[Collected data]
# jibo27/3DGS_Hierarchical_Training

Measured on AMD Instinct MI355X. Metric: train-step images/sec + fwd+bwd ms @1M Gaussians, 980x545; 1/2/4/8 GPU, higher is better.
Workload: dtype f32

## Files before the change

### 3dgs_hierarchical_training_amd/csrc/gsr_kernels.hip

```cpp
#include <hip/hip_runtime.h>
#include <hip/hip_ext.h>
#include <type_traits>
#include <stdint.h>
#include <stdio.h>
#include <string.h>

#include <algorithm>
#include <atomic>
#include <chrono>
#include <cmath>
#include <map>
#include <mutex>
#include <tuple>
#include <vector>

#include "../../include/gsr.h"
#include "gsr_math.h"
#include "adam_math.h"
#include "radix_sort.h"
#include "blend_common.h"
#include "options.h"

#ifndef GSR_K9_UNROLL
#define GSR_K9_UNROLL 2
// ... 861 lines not shown
        uint32_t run = base + (idx ? s_incl[idx - 1] : 0u);
        for (int c0 = 0; c0 < full; c0 += 64) {
            const int c = c0 + lane;
            bool ok = false;
            int gx = 0, gy = 0;
            if (c < full) {
                const int ty = c / ww, tx = c - ty * ww;
                gx = x0 + tx; gy = y0 + ty;
                ok = tile_accept(tt, gx, gy, W, H);
            }
            const unsigned long long m = __ballot(ok);
            if (ok) {
                const uint32_t o = run + (uint32_t)__popcll(m & lt);
                if (o < cap) {
                    const uint32_t key = (uint32_t)((gy + vrow0) * tiles_x + gx);
                    out_tile[o] = (KeyT)key;
                    out_gid[o] = gg;
                    if (hist) count_key(key, o);
                }
            }
            run += (uint32_t)__popcll(m);
        }
    }
    if (hist) {
        __syncthreads();
#pragma unroll
        for (int q = 0; q < 8; q++) {
            const int e = q * kEmitThreads + tid, t = e >> 10, p = (e >> 8) & 3, d = e & 255;
            const uint32_t c = s_hist[t][p][d];
            if (c && x0 + (uint32_t)t < (uint32_t)kOsRanges) atomicAdd(&hz.ghist[((size_t)p * kOsRanges + x0 + t) * 256 + d], c);
        }
    }
}

template <typename KeyT>
__global__ __launch_bounds__(256) void k_tile_ranges(uint32_t R, const KeyT* __restrict__ keys, uint2* __restrict__ ranges,
                                                     const unsigned long long* __restrict__ n_dev)
{
    if (n_dev) R = (uint32_t)min((unsigned long long)R, *n_dev);
    constexpr uint32_t KPV = 16 / (uint32_t)sizeof(KeyT);
    const uint32_t i0 = (blockIdx.x * 256u + threadIdx.x) * KPV;
    if (i0 >= R) return;
    uint32_t t[KPV];
    if (i0 + KPV <= R && (((uintptr_t)keys & 15) == 0)) {
        const uint4 q = *reinterpret_cast<const uint4*>(keys + i0);
        const uint32_t w[4] = {q.x, q.y, q.z, q.w};
#pragma unroll
        for (uint32_t c = 0; c < KPV; c++) t[c] = sizeof(KeyT) == 4 ? w[c] : ((w[c / 2] >> (16 * (c & 1))) & 0xffffu);
    } else {
#pragma unroll
        for (uint32_t c = 0; c < KPV; c++) t[c] = i0 + c < R ? (uint32_t)keys[i0 + c] : 0u;
    }
    uint32_t prev = i0 ? (uint32_t)keys[i0 - 1] : 0xffffffffu;
#pragma unroll
    for (uint32_t c = 0; c < KPV; c++) {
        const uint32_t i = i0 + c;
        if (i < R) {
            if (i == 0) ranges[t[c]].x = 0;
            else if (prev != t[c]) { ranges[prev].y = i; ranges[t[c]].x = i; }
            if (i == R - 1) ranges[t[c]].y = R;
            prev = t[c];
        }
    }
}
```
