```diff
@@ -1535,10 +1541,10 @@
     const int dgrid = (int)((items + 3) / 4 > 8192 ? 8192 : (items + 3) / 4);
     const int nblk = (S + 127) / 128;
     const int bpw_q = (int64_t)B * Hq >= 512 ? nblk : 1;
-    const int bpw_k = (int64_t)B * Hkv >= 512 ? nblk : 1;
-    const int64_t gq = (int64_t)B * Hq * ((nblk + bpw_q - 1) / bpw_q), gk = (int64_t)B * Hkv * ((nblk + bpw_k - 1) / bpw_k);
+    const int pair_k = (int64_t)B * Hkv >= 512 ? 1 : 0;
+    const int64_t gq = (int64_t)B * Hq * ((nblk + bpw_q - 1) / bpw_q), gk = (int64_t)B * Hkv * dkv_workgroups(nblk, pair_k != 0);
     MI355_REQUIRE(S <= 64 * ATTN_MAX_TILES, "mi355_attn_bwd: S must be <= %d", 64 * ATTN_MAX_TILES);
-    MI355_REQUIRE(gq < 0x7fffffffLL, "mi355_attn_bwd: grid too large");
+    MI355_REQUIRE(gq < 0x7fffffffLL && gk < 0x7fffffffLL, "mi355_attn_bwd: grid too large");
     const bool spill = D == 128 && workspace != nullptr && !((causal >> 8) & 1024);
     MI355_REQUIRE(!fuse || spill, "mi355_attn_bwd_qnorm: head_dim 128 and a workspace (the one-product dQ pass) are required");
     if (spill) {
@@ -1555,10 +1561,10 @@
         hipLaunchKernelGGL(attn_delta_kernel<DD>, dim3(dgrid), dim3(256), 0, s, B, S, Hq, (const bf16_t*)o, ldo, (const bf16_t*)d_o, lddo, delta, lse, nl2, ndl); \
     if (spill && DD == 128)                                                                                                         \
         hipLaunchKernelGGL((attn_bwd_dkv_kernel<128, true>), dim3((unsigned)gk), dim3(256), 0, s, B, S, Hq, Hkv, (const bf16_t*)q, ldq, (const bf16_t*)k, ldk, \
-                           (const bf16_t*)v, ldv, (const bf16_t*)d_o, lddo, nl2, ndl, (bf16_t*)dk, lddk, (bf16_t*)dv, lddv, key_mask, causal, scale, sl2, bpw_k, ds_ws); \
+                           (const bf16_t*)v, ldv, (const bf16_t*)d_o, lddo, nl2, ndl, (bf16_t*)dk, lddk, (bf16_t*)dv, lddv, key_mask, causal, scale, sl2, pair_k, ds_ws); \
     else                                                                                                                             \
         hipLaunchKernelGGL((attn_bwd_dkv_kernel<DD, false>), dim3((unsigned)gk), dim3(256), 0, s, B, S, Hq, Hkv, (const bf16_t*)q, ldq, (const bf16_t*)k, ldk, \
-                           (const bf16_t*)v, ldv, (const bf16_t*)d_o, lddo, lse, delta, (bf16_t*)dk, lddk, (bf16_t*)dv, lddv, key_mask, causal, scale, sl2, bpw_k, ds_ws); \
+                           (const bf16_t*)v, ldv, (const bf16_t*)d_o, lddo, lse, delta, (bf16_t*)dk, lddk, (bf16_t*)dv, lddv, key_mask, causal, scale, sl2, pair_k, ds_ws); \
     if (!spill)                                                                                                                      \
         hipLaunchKernelGGL(attn_bwd_dq_kernel<DD>, dim3((unsigned)gq), dim3(256), 0, s, B, S, Hq, Hkv, (const bf16_t*)q, ldq, (const bf16_t*)k, ldk,  \
                            (const bf16_t*)v, ldv, (const bf16_t*)d_o, lddo, lse, delta, (bf16_t*)dq, lddq, key_mask, causal, scale, sl2, bpw_q);
diff --git a/llm_quest_amd/csrc/attn_common.h b/llm_quest_amd/csrc/attn_common.h
--- a/llm_quest_amd/csrc/attn_common.h
+++ b/llm_quest_amd/csrc/attn_common.h
@@ -250,4 +250,31 @@
     return (xcd < r ? xcd * (q + 1) : r * (q + 1) + (xcd - r) * q) + (b >> 3);
 }
 
-}
+__host__ __device__ inline bool dkv_descending(int kb, int nkb) { return 2 * kb < nkb; }
+__host__ __device__ inline int dkv_first_tile(int kb, int causal) { return causal ? 2 * kb : 0; }
+__host__ __device__ inline int dkv_workgroups(int nkb, bool paired) { return paired ? (nkb + 1) / 2 : nkb; }
+struct DkvWalk {
+    int nkb, nqt, rep, causal, paired;
+    int kb, qt, h;
+    __host__ __device__ void enter(int kb_) {
+        kb = kb_;
+        h = 0;
+        qt = dkv_descending(kb_, nkb) ? nqt - 1 : dkv_first_tile(kb_, causal);
+    }
+    __host__ __device__ void start(int i, int nkb_, int nqt_, int rep_, int causal_, bool paired_) {
+        nkb = nkb_, nqt = nqt_, rep = rep_, causal = causal_, paired = paired_;
+        enter(i);
+    }
+    __host__ __device__ bool done() const { return kb < 0; }
+    __host__ __device__ int tiles() const { return (nqt - dkv_first_tile(kb, causal)) * rep; }
+    __host__ __device__ void next() {
+        if (++h < rep) return;
+        h = 0;
+        const bool down = dkv_descending(kb, nkb);
+        if (qt != (down ? dkv_first_tile(kb, causal) : nqt - 1)) qt += down ? -1 : 1;
+        else if (paired && 2 * kb < nkb - 1) enter(nkb - 1 - kb);
+        else kb = -1;
+    }
+};
+
+}
diff --git a/llm_quest_amd/fingerprint.py b/llm_quest_amd/fingerprint.py
--- a/llm_quest_amd/fingerprint.py
+++ b/llm_quest_amd/fingerprint.py
@@ -5,7 +5,7 @@
 import re
 
 _HERE = os.path.dirname(os.path.abspath(__file__))
-EVIDENCE_ROUND = "r06"
+EVIDENCE_ROUND = "r07"
 FILES = ("attention.hip", "attn_common.h", "elementwise.hip", "gemm.hip", "norm_rope.hip", "common.h")
 _FLAG_LINES = re.compile(r"^(CXXFLAGS|ARCH|FLAGS_(?:attention|elementwise|gemm|norm_rope))\s*\??=")
 
```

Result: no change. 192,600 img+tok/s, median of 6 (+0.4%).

→ **Exercise directions**: Lines above with the string "enter" need to be found and copied.

→ **Output below**:
+    __host__ __device__ void enter(int kb_) {
+        enter(i);
+        else if (paired && 2 * kb < nkb - 1) enter(nkb - 1 - kb);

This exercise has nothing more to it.